# Robot Gigante... se podra?



## Roa (Sep 12, 2007)

bueno siempre e querido crear un robot el cual se pueda manejar desde adentro, y no hablo de  los que manejan los power rangers, si no algo mas sencillo, algo que un humano se pueda subir y manejar como un cuerpo inerte.-

dejando los prejuicios y bromas a un lado, se podrá construir uno?

lo pregunto porque yo tengo la idea y todavia no tengo conocimientos suficientes como para dar mi opinión.

gracias, y espero que me tomen enserio


----------



## gatteen (Sep 12, 2007)

Roa, que tal?
jaja pues mira, si quieres crear un robot asi como dices tu, la verdad no creo que hayas caido en el foro correcto, pero te ayudare...
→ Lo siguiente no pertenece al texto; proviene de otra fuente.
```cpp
void dav1d_hip_graph_destroy(Dav1dHipContext *c, Dav1dHipGraph *g) {
    if (!g) return;
    if (c) hipStreamSynchronize(c->stream);
    hipGraphExecDestroy(g->exec);
    hipGraphDestroy(g->graph);
    delete g;
}
int dav1d_hip_get_option(Dav1dHipContext *c, const char *name, long *value) {
    if (!c || !name || !value) return -EINVAL;
    if (!strcmp(name, "intra_sb_fallbacks")) *value = c->intra_sb_fallbacks;
    else if (!strcmp(name, "intra_sb_waves")) *value = c->intra_sb_waves;
    else if (!strcmp(name, "intra_sb_one_below")) *value = c->intra_sb_one_below;
    else if (!strcmp(name, "recon_fuse")) *value = c->recon_fuse;
    else if (!strcmp(name, "recon_pair_streams")) *value = c->recon_pair_streams;
    else if (!strcmp(name, "recon_pair_first")) *value = c->recon_pair_first;
    else if (!strcmp(name, "ref_twin")) *value = c->ref_twin;
    else return -EINVAL;
    return 0;
}
int dav1d_hip_set_option(Dav1dHipContext *c, const char *name, long value) {
    if (!c || !name) return -EINVAL;
    if (!strcmp(name, "recon_fuse")) c->recon_fuse = (int) value;
    else if (!strcmp(name, "recon_pipeline")) c->recon_pipeline = value;
    else if (!strcmp(name, "recon_lanes")) c->recon_lanes = (int) value;
    else if (!strcmp(name, "chunk_upload")) c->chunk_upload = (int) value;
    else if (!strcmp(name, "recon_coop_below")) c->recon_coop_below = (int) value;
    else if (!strcmp(name, "post_bands")) c->post_bands = (int) value;
    else if (!strcmp(name, "colour_cells")) c->colour_cells = value < 0 ? 0 : value > 64 ? 64 : (int) value;
    else if (!strcmp(name, "ref_twin")) c->ref_twin = (int) value;
    else if (!strcmp(name, "recon_pair_streams")) c->recon_pair_streams = (int) value;
    else if (!strcmp(name, "recon_pair_first")) c->recon_pair_first = (int) std::max(1L, std::min(3L, (long) value));
    else if (!strcmp(name, "serial")) c->concurrent = !value;
    else if (!strcmp(name, "cdef_unit")) c->cdef_unit_kernel = value != 0;
    else if (!strcmp(name, "filter_full_copy")) c->cdef_full_copy = value != 0;
    else if (!strcmp(name, "cdef_rows")) c->cdef_rows = value != 0;
    else if (!strcmp(name, "flow_groups")) c->flow_groups = value > 0 ? (int) value : c->flow_groups;
    else if (!strcmp(name, "flow_mode")) c->flow_mode = (int) value;
    else if (!strcmp(name, "flow_min_steps")) c->flow_min_steps = (int) value;
    else if (!strcmp(name, "intra_sb")) c->intra_sb = (int) value;
    else if (!strcmp(name, "intra_sb_waves")) c->intra_sb_waves = value >= 8 ? 8 : value >= 4 ? 4 : value == 1 ? 1 : 0;
    else if (!strcmp(name, "intra_sb_one_below")) c->intra_sb_one_below = value > 0 ? (int) value : 0;
    else if (!strcmp(name, "intra_sb_lds")) c->intra_sb_lds = value != 0;
    else if (!strcmp(name, "intra_sb_flow")) c->intra_sb_flow = value != 0;
    else if (!strcmp(name, "intra_sb_fine")) dav1d_hip_sbw_set_fine(value != 0);
    else if (!strcmp(name, "intra_sb_fail_at")) dav1d_hip_sbw_set_fail_at((int) value);
    else if (!strcmp(name, "prep_async")) c->prep_async = value < 0 ? 0 : value > 2 ? 2 : (int) value;
    else if (!strcmp(name, "chunk_order")) c->chunk_order = value != 0;
    else if (!strcmp(name, "chunk_hints")) c->chunk_hints = value != 0;
    else if (!strcmp(name, "chunk_arena_min")) { if (value < 4096) return -EINVAL; c->arena_min = (size_t) 1 << 12; while (c->arena_min < (size_t) value) c->arena_min <<= 1; c->arena_hint = 0; }
    else return -EINVAL;
    return 0;
}

const char *dav1d_hip_version(void) { return "dav1d_hip 0.1 (gfx950)"; }
float dav1d_hip_last_kernel_ms(Dav1dHipContext *c) {
    if (!c) return 0.f;
    if (c->last_ms_pending) {
        c->last_ms_pending = false;
        c->last_ms = 0.f;
        if (hipEventSynchronize(c->ev_t1) == hipSuccess) (void) hipEventElapsedTime(&c->last_ms, c->ev_t0, c->ev_t1);
    }
    return c->last_ms;
}
// ... 106 lines not shown
```

### dav1d_amd/csrc/itx1d.h

```cpp
#pragma once
#include <hip/hip_runtime.h>
#include "common.h"

namespace itx1d {

__device__ static constexpr int kCos128[65] = {
    4096, 4095, 4091, 4085, 4076, 4065, 4052, 4036, 4017, 3996, 3973, 3948, 3920,
    3889, 3857, 3822, 3784, 3745, 3703, 3659, 3612, 3564, 3513, 3461, 3406, 3349,
    3290, 3229, 3166, 3102, 3035, 2967, 2896, 2824, 2751, 2675, 2598, 2520, 2440,
    2359, 2276, 2191, 2106, 2019, 1931, 1842, 1751, 1660, 1567, 1474, 1380, 1285,
    1189, 1092,  995,  897,  799,  700,  601,  501,  401,  301,  201,  101,    0,
};

__device__ constexpr int ilog2c(int v) { int r = 0; while (v > 1) { v >>= 1; r++; } return r; }
__device__ constexpr int brev(int v, int bits) {
    int r = 0;
    for (int i = 0; i < bits; i++) r |= ((v >> i) & 1) << (bits - 1 - i);
    return r;
}

__device__ __forceinline__ int clampi(int v, int lo, int hi) { return dv::clamp3(v, lo, hi); }

__device__ __forceinline__ int rot(int a, int b, int ka, int kb) {
    const int qa = ka > 2048 ? 1 : ka < -2048 ? -1 : 0;
    const int qb = kb > 2048 ? 1 : kb < -2048 ? -1 : 0;
    const int fa = ka - 4096 * qa, fb = kb - 4096 * qb;
    int acc = 2048;
    if (fb) acc = dv::mad_i24k(b, fb, acc);
    if (fa) acc = dv::mad_i24k(a, fa, acc);
    return (acc >> 12) + qa * a + qb * b;
}
__device__ __forceinline__ int rot45(int v) { return dv::mad_i24k(v, 181, 128) >> 8; }

template <int N>
__device__ __forceinline__ void idct(const int *in, int *out, const int lo, const int hi) {
    if constexpr (N == 2) {
        out[0] = rot45(in[0] + in[1]);
        out[1] = rot45(in[0] - in[1]);
    } else {
        constexpr int M = N / 2;
        int ev[M], e[M], t[M];
#pragma unroll
        for (int i = 0; i < M; i++) ev[i] = in[2 * i];
        idct<M>(ev, e, lo, hi);

        constexpr int bitsA = ilog2c(M / 2);
#pragma unroll
        for (int i = 0; i < M / 2; i++) {
            const int k = 4 * brev(i, bitsA) + 1;
            const int a = k * 64 / N;
            const int c = kCos128[a], s = kCos128[64 - a];
            const int x = in[k], y = in[N - k];
            t[i] = rot(x, y, s, -c);
            t[M - 1 - i] = rot(x, y, c, s);
        }
#pragma unroll
        for (int g = 2; g <= M / 2; g *= 2) {
#pragma unroll
            for (int G = 0; G < M / g; G++) {
#pragma unroll
                for (int i = 0; i < g / 2; i++) {
                    const int p = G * g + i, q = G * g + g - 1 - i;
                    const int u = t[p], v = t[q];
                    if (G & 1) { t[p] = clampi(v - u, lo, hi); t[q] = clampi(v + u, lo, hi); }
                    else       { t[p] = clampi(u + v, lo, hi); t[q] = clampi(u - v, lo, hi); }
                }
            }
            const int nblk = M / (4 * g) > 0 ? M / (4 * g) : 1;
            const int bitsR = ilog2c(nblk);
#pragma unroll
            for (int j = 0; j < M / 2; j++) {
                const int blk = j / (2 * g), o = j % (2 * g);
                if (o < g / 2 || o >= 3 * g / 2) continue;
                const int m = M - 1 - j;
                const int a = (4 * brev(blk, bitsR) + 1) * 64 * g / M;
                const int u = t[j], v = t[m];
                if (a == 32) {
                    t[j] = rot45(v - u);
                    t[m] = rot45(v + u);
                } else {
                    const int c = kCos128[a], s = kCos128[64 - a];
                    if (o < g) { t[j] = rot(v, u, s, -c);  t[m] = rot(v, u, c, s); }
                    else       { t[j] = rot(v, u, -c, -s); t[m] = rot(v, u, s, -c); }
                }
            }
        }
#pragma unroll
        for (int i = 0; i < M; i++) {
            const int u = e[i], v = t[M - 1 - i];
            out[i] = clampi(u + v, lo, hi);
            out[N - 1 - i] = clampi(u - v, lo, hi);
        }
    }
}

__device__ __forceinline__ void iadst4(const int *in, int *out) {
    const int a = in[0], b = in[1], c = in[2], d = in[3];
    using dv::mad_i24k;
    out[0] = (mad_i24k(a, 1321, mad_i24k(b, 3344 - 4096, mad_i24k(c, 3803 - 4096, mad_i24k(d, 2482 - 4096, 2048)))) >> 12)
             + b + c + d;
    out[1] = (mad_i24k(a, 2482 - 4096, mad_i24k(b, 3344 - 4096, mad_i24k(c, -1321, mad_i24k(d, -(3803 - 4096), 2048)))) >> 12)
             + a + b - d;
    out[2] = mad_i24k(a - c + d, 209, 128) >> 8;
    out[3] = (mad_i24k(a, 3803 - 4096, mad_i24k(b, -(3344 - 4096), mad_i24k(c, 2482 - 4096, mad_i24k(d, -1321, 2048)))) >> 12)
             + a - b + c;
}

template <int N>
__device__ __forceinline__ void iadst(const int *in, int *out, const int lo, const int hi) {
    static_assert(N == 8 || N == 16, "adst size");
    int t[N];
#pragma unroll
    for (int i = 0; i < N / 2; i++) {
        const int a = (4 * i + 1) * 32 / N;
        const int c = kCos128[a], s = kCos128[64 - a];
        const int x = in[N - 1 - 2 * i], y = in[2 * i];
        t[2 * i]     = rot(x, y, c, s);
        t[2 * i + 1] = rot(x, y, s, -c);
    }
// ... 68 lines not shown
```

### dav1d_amd/csrc/itx_body.h

```cpp
#pragma once
#include "common.h"
#include "itx1d.h"
#include "av1_scan_dev.h"
#include <type_traits>

namespace {

enum { K_DCT = 0, K_ADST = 1, K_IDENTITY = 2, K_FLIPADST = 3, K_WHT = 4 };

__host__ __device__ constexpr int tx_w(int tx) {
    constexpr int w[19] = { 4, 8, 16, 32, 64, 4, 8, 8, 16, 16, 32, 32, 64, 4, 16, 8, 32, 16, 64 };
    return w[tx];
}
__host__ __device__ constexpr int tx_h(int tx) {
    constexpr int h[19] = { 4, 8, 16, 32, 64, 8, 4, 16, 8, 32, 16, 64, 32, 16, 4, 32, 8, 64, 16 };
    return h[tx];
}
__host__ __device__ constexpr int tx_shift(int tx) {
    constexpr int s[19] = { 0, 1, 2, 2, 2, 0, 0, 1, 1, 1, 1, 1, 1, 1, 1, 2, 2, 2, 2 };
    return s[tx];
}
__host__ __device__ constexpr int cmin(int a, int b) { return a < b ? a : b; }
__host__ __device__ constexpr int cmax(int a, int b) { return a > b ? a : b; }

// ... 252 lines not shown
            dc = (dc + ((1 << SHIFT) >> 1)) >> SHIFT;
            dc = (dc * 181 + 128 + 2048) >> 12;
#pragma unroll
            for (int y = 0; y < H; y++)
                o[y * ostride] = ((pixel) dv::clamp3((int) dpx[y] + dc, 0, bitdepth_max));
        } else {
            int out[H];
            if (TX == 0 && wht) {
                if constexpr (H == 4) itx1d::iwht4(cin, out);
#pragma unroll
                for (int y = 0; y < H; y++)
                    o[y * ostride] = ((pixel) dv::clamp3((int) dpx[y] + out[y], 0, bitdepth_max));
            } else {
                tx1d<H>(k2, cin, col_min, col_max, [&](const int *res) {
                    if (k2 == K_FLIPADST) {
#pragma unroll
                        for (int y = 0; y < H; y++)
                            o[y * ostride] = ((pixel) dv::clamp3((int) dpx[y] + ((res[H - 1 - y] + 8) >> 4), 0, bitdepth_max));
                    } else {
#pragma unroll
                        for (int y = 0; y < H; y++)
                            o[y * ostride] = ((pixel) dv::clamp3((int) dpx[y] + ((res[y] + 8) >> 4), 0, bitdepth_max));
                    }
                });
            }
        }
    }
    DV_PHASE(PH + 3);
    DV_PHASE_WAVE(PH + 4);
}



template <int W, int H, int BPW, typename pixel>
__device__ __forceinline__ void tile_write_out(const pixel *tile, const Dav1dHipItxTask *__restrict__ tasks, const int nb,
                                               const DevPlanes &dst, const DevPlanes &twin, const bool has_twin, const bool raster = true,
                                               const uint32_t task_off = 0, const int task_plane = -1)
{
    constexpr int CP = W < 8 ? W : 8;
    constexpr int CPR = W / CP, PER_BLOCK = H * CPR, NCHK = BPW * PER_BLOCK;
    constexpr int BYTES = CP * (int) sizeof(pixel);
    typedef typename std::conditional<BYTES == 16, uint4, typename std::conditional<BYTES == 8, uint2, uint32_t>::type>::type piece_t;
    static_assert(BYTES == 4 || BYTES == 8 || BYTES == 16, "piece size");
    const int lane = dv::lane_id();
    constexpr int LPBX = 64 / BPW;
    constexpr bool OWN = BPW > 1 && PER_BLOCK == LPBX;
    constexpr bool ONE = BPW > 1 && PER_BLOCK % 64 == 0;
    constexpr bool TWO = BPW > 1 && PER_BLOCK == 32;
    const bool direct = task_plane >= 0 && (OWN || ONE || TWO);
    int bx = 0, by = 0, bpl = 0;
    if (direct) {
        if constexpr (OWN) {
            bpl = task_plane;
            dv::off_to_xy(task_off, bpl == 0 ? dst.stride[0] : bpl == 1 ? dst.stride[1] : dst.stride[2], bx, by);
        }
    } else if (task_plane >= 0) {
        const uint32_t off = BPW == 1 ? task_off : (uint32_t) __shfl((int) task_off, (lane & (BPW - 1)) * LPBX);
        bpl = BPW == 1 ? task_plane : __shfl(task_plane, (lane & (BPW - 1)) * LPBX);
        if (lane < nb) dv::off_to_xy(off, bpl == 0 ? dst.stride[0] : bpl == 1 ? dst.stride[1] : dst.stride[2], bx, by);
    } else if (lane < nb) {
        const Dav1dHipItxTask t = tasks[lane];
        bpl = t.plane;
        dv::off_to_xy(t.dst_off, bpl == 0 ? dst.stride[0] : bpl == 1 ? dst.stride[1] : dst.stride[2], bx, by);
    }
#pragma unroll
    for (int i0 = 0; i0 < NCHK; i0 += 64) {
        const int i = i0 + lane;
        const int b = BPW == 1 ? 0 : (i / PER_BLOCK) & (BPW - 1), rem = i - (i / PER_BLOCK) * PER_BLOCK;
        const int y = rem / CPR, c = rem - y * CPR;
        int x0, y0, pl;
        if constexpr (BPW == 1) { x0 = __builtin_amdgcn_readfirstlane(bx); y0 = __builtin_amdgcn_readfirstlane(by); pl = __builtin_amdgcn_readfirstlane(bpl); }
        else if (direct && OWN) { x0 = bx; y0 = by; pl = bpl; }
        else if (direct && ONE) {
            const int bl = ((i0 / PER_BLOCK) & (BPW - 1)) * LPBX;
            pl = dv::readlane(task_plane, bl);
            dv::off_to_xy((uint32_t) dv::readlane((int) task_off, bl), pl == 0 ? dst.stride[0] : pl == 1 ? dst.stride[1] : dst.stride[2], x0, y0);
        } else if (direct && TWO) {
            const int bl = ((i0 / PER_BLOCK) & (BPW - 1)) * LPBX;
            const bool hi = lane >= 32;
            pl = hi ? dv::readlane(task_plane, bl + LPBX) : dv::readlane(task_plane, bl);
            const uint32_t off = (uint32_t) (hi ? dv::readlane((int) task_off, bl + LPBX) : dv::readlane((int) task_off, bl));
            dv::off_to_xy(off, pl == 0 ? dst.stride[0] : pl == 1 ? dst.stride[1] : dst.stride[2], x0, y0);
        } else { x0 = __shfl(bx, b); y0 = __shfl(by, b); pl = __shfl(bpl, b); }
        if (i >= NCHK || i / PER_BLOCK >= nb) continue;
        const piece_t v = *reinterpret_cast<const piece_t *>(tile + b * itx_tile_stride(W, H) + y * W + c * CP);
#ifdef DV_KO_WRITE
        if (*reinterpret_cast<const uint32_t *>(&v) != 0xfeedbeefu) continue;
#endif
        const int X = x0 + c * CP, Y = y0 + y;
        const int stride = pl == 0 ? dst.stride[0] : pl == 1 ? dst.stride[1] : dst.stride[2];
        pixel *const base = reinterpret_cast<pixel *>(pl == 0 ? dst.data[0] : pl == 1 ? dst.data[1] : dst.data[2]);
        if (raster) *reinterpret_cast<piece_t *>(base + (dv::mul_i24(Y, stride) + X)) = v;
        if (has_twin) {
            pixel *const tb = reinterpret_cast<pixel *>(pl == 0 ? twin.data[0] : pl == 1 ? twin.data[1] : twin.data[2]);
            *reinterpret_cast<piece_t *>(tb + (dv::mul_i24(Y & ~7, stride) + ((X >> 3) << 6) + ((Y & 7) << 3) + (X & 7))) = v;
        }
    }
}

}
// ... 1 lines not shown
```

### dav1d_amd/csrc/recon.hip

```cpp
#define DV_UNIT recon
#include "mc_body.h"
#include "itx_body.h"
#include <string.h>

DV_PHASE_DEFINE(DV_UNIT)
namespace {

#ifndef RECON_WAVES
#define RECON_WAVES 7
#endif
#ifndef RECON_WAVES_8
#define RECON_WAVES_8 7
#endif
#ifndef RECON_WAVES_32
#define RECON_WAVES_32 7
#endif

constexpr int rc_log2(int v) { return v <= 1 ? 0 : 1 + rc_log2(v >> 1); }

template <int CLS> constexpr int recon_waves() {
    constexpr int W = 4 << CLS, TW = mc_cmin(W, 64), TH = mc_cmin(W, 16), TPB = (W / TW) * (W / TH);
    constexpr int LPB = cmax(cmin(W, 32), W), BPW = 64 / LPB, G = 64 / mc_cmin(64, TW * TH / 4);
    return (BPW * TPB + G - 1) / G;
}

template <int CLS, typename pixel, typename coef, bool COOP, bool TILED, bool WIDE>
__global__ __launch_bounds__(COOP ? 64 * recon_waves<CLS>() : 64, COOP ? 1 : CLS == 1 ? RECON_WAVES_8 : CLS == 3 ? RECON_WAVES_32 : RECON_WAVES)
void recon_fused_kernel(const DevPlanes dst, const RefSet refs, const McTile *__restrict__ tiles,
                        const Dav1dHipItxTask *__restrict__ tasks, const int n_blocks,
                        int16_t *__restrict__ prep, coef *__restrict__ cf, const int bitdepth_max, const DevPlanes twin)
{
    constexpr int TX = CLS;
    constexpr int W = 4 << CLS;
    constexpr int TW = mc_cmin(W, 64), TH = mc_cmin(W, 16);
    constexpr int TPB = (W / TW) * (W / TH);
    constexpr int LPB = cmax(cmin(W, 32), W), BPW = 64 / LPB;
    constexpr int G = 64 / mc_cmin(64, TW * TH / 4);
    constexpr int NW = COOP ? recon_waves<CLS>() : 1;
    constexpr int MC_B = (mc_lds_bytes<TW, TH, TILED>() + 15) / 16 * 16, PRED_B = BPW * itx_tile_stride(W, W) * (int) sizeof(pixel);
    constexpr int ITX_B = itx_lds_ints<TX>() * 4;
    constexpr int LDS_B = cmax(NW * MC_B + PRED_B, ITX_B);
    __shared__ uint4 smem[(LDS_B + 15) / 16];
    const int wave = NW == 1 ? 0 : (int) (threadIdx.x >> 6);
    uint4 *const smem_mc = reinterpret_cast<uint4 *>(reinterpret_cast<char *>(smem) + wave * MC_B);
    pixel *const pred = reinterpret_cast<pixel *>(reinterpret_cast<char *>(smem) + NW * MC_B);
    int *const smem_itx = reinterpret_cast<int *>(smem);

    const int group = (int) dv::xcd_chunk_id(blockIdx.x, gridDim.x);
    const int block0 = group * BPW;
    if (block0 >= n_blocks) return;
    DV_PHASE_BEGIN();
    const int nb = dv::imin(BPW, n_blocks - block0);
    const int tile0 = block0 * TPB, ntile = nb * TPB;
#ifdef DV_KO_NOMC
    if (bitdepth_max == 12345)
#endif
    if constexpr (NW == 1) {
        for (int c = 0; c < ntile; c += G) {
            mc_body<TW, TH, pixel, true, TILED>(dst, refs, tiles, tile0 + c, dv::imin(G, ntile - c), prep, bitdepth_max, smem_mc,
                                         pred, tile0, rc_log2(TPB), W, W);
            dv::wave_sync();
        }
    } else {
        const int c = wave * G;
        if (c < ntile)
            mc_body<TW, TH, pixel, true, TILED>(dst, refs, tiles, tile0 + c, dv::imin(G, ntile - c), prep, bitdepth_max, smem_mc,
                                         pred, tile0, rc_log2(TPB), W, W);
        __syncthreads();
        if (wave) return;
    }
    DV_PHASE(768 + CLS * 16 + 0);
    if constexpr (WIDE) {
        uint32_t toff = 0;
        int tpl = 0;
#ifdef DV_KO_NOITX
        if (bitdepth_max == 12345)
#endif
        itx_body<TX, pixel, coef, true, true>(dst, tasks, n_blocks, cf, bitdepth_max, group, smem_itx, pred, false, &toff, &tpl);
        dv::wave_sync();
        DV_PHASE(768 + CLS * 16 + 1);
#ifdef DV_KO_NOOUT
        if (bitdepth_max == 12345)
#endif
        tile_write_out<W, W, BPW, pixel>(pred, tasks + block0, nb, dst, twin, twin.data[0] != nullptr, twin.tiled != 2, toff, tpl);
        DV_PHASE(768 + CLS * 16 + 2);
    } else {
        itx_body<TX, pixel, coef, true>(dst, tasks, n_blocks, cf, bitdepth_max, group, smem_itx, pred);
        DV_PHASE(768 + CLS * 16 + 1);
    }
    DV_PHASE_WAVE(768 + CLS * 16 + 3);
}
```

primero necesitas conocimientos de hidraulica, mecatronica, pues algo de robotica, y mucho dinero 

porque la verdad no puedes iniciar un proyecto como ese en un foro, esos proyectos te nacen y tu vas buscando, lo que te podriamos ayudar es en hacer circuitos especificos, como por ejemplo, como hago una articulacion que me responda al movimiento con servos o que se yo..

asi que pss no digo que fantasear sea malo, pero primero piensa bien lo que vas a preguntar, antes de postear algo en cualquier foro...

asi que aclara mas tu duda para que podamos ayudarte.. 
saludos!


----------



## Iván T. (Sep 12, 2007)

Un robot.. de forma humana?
Lo veo dificil, ya que emular el perfecto equilibrio que tiene el cuerpo humano es algo que -según tengo entendido- todavía no ha sido logrado.

Lo veo un poco más factible siendo con ruedas .. jaja.. pero igualmente, costaría fortunas!


----------



## Francisco Galarza (Sep 13, 2007)

Iván T. dijo:
			
		

> Un robot.. de forma humana?
> Lo veo dificil, ya que emular el perfecto equilibrio que tiene el cuerpo humano es algo que -según tengo entendido- todavía no ha sido logrado.
> 
> Lo veo un poco más factible siendo con ruedas .. jaja.. pero igualmente, costaría fortunas!



Es cierto, recuerdo la cara de los ingenieros de Honda cuando veían que sus robots caían al piso todo el tiempo durante las pruebas. Imaginate el nivel que tendrían esos robots y no lograban estabilizarse.


----------



## Roa (Sep 13, 2007)

bueno, yo tengo un robot de 30 cm de altura y cuando lo hago moverse lo que hace que este se pueda estabilizar es que tiene 4 sensores, nunca se cae pero camina lento.-


----------



## Randy (Sep 13, 2007)

alguna vez alguien dijo "si quieres puedes"

aki la palabra es equilibrio..... y la otra es giroscopio

totalmente de acuerdo con que es un proyecto bastante complejo y ambicioso...(hablando en los mejores terminos)


y definitivamente me gustaria ver algo asi...

la maquinaria  de este cacharrito... esta algo interesante.

YouTube - Cool! Spider vehicle.

saludos,
y los sueños de una persona .... son muy respetables
(yo imagine un mazinger Z)


----------



## Roa (Sep 14, 2007)

Gracias Randy por el apoyo.-

la verda pienso eso, un mazinger z, pero no tan redondo   


que alguien se pueda introducir a la cabina y controlarlo desde dentro, se que seria mas facil hacerlo que funcione en el espacio... alguien se acuerda de robotech??, un robot asi, pero no que se doble y se transformadorrme en avion.-


la mecatronica, me servira como carrera para poder crear robots??


----------



## gatteen (Sep 17, 2007)

la verdad si, ya que se necesitan, mas que sistemas electricos, sistemas mecanicos controlados... o sea, lo que estudia la mecatronica. Lo que son servos, y cosas asi.


----------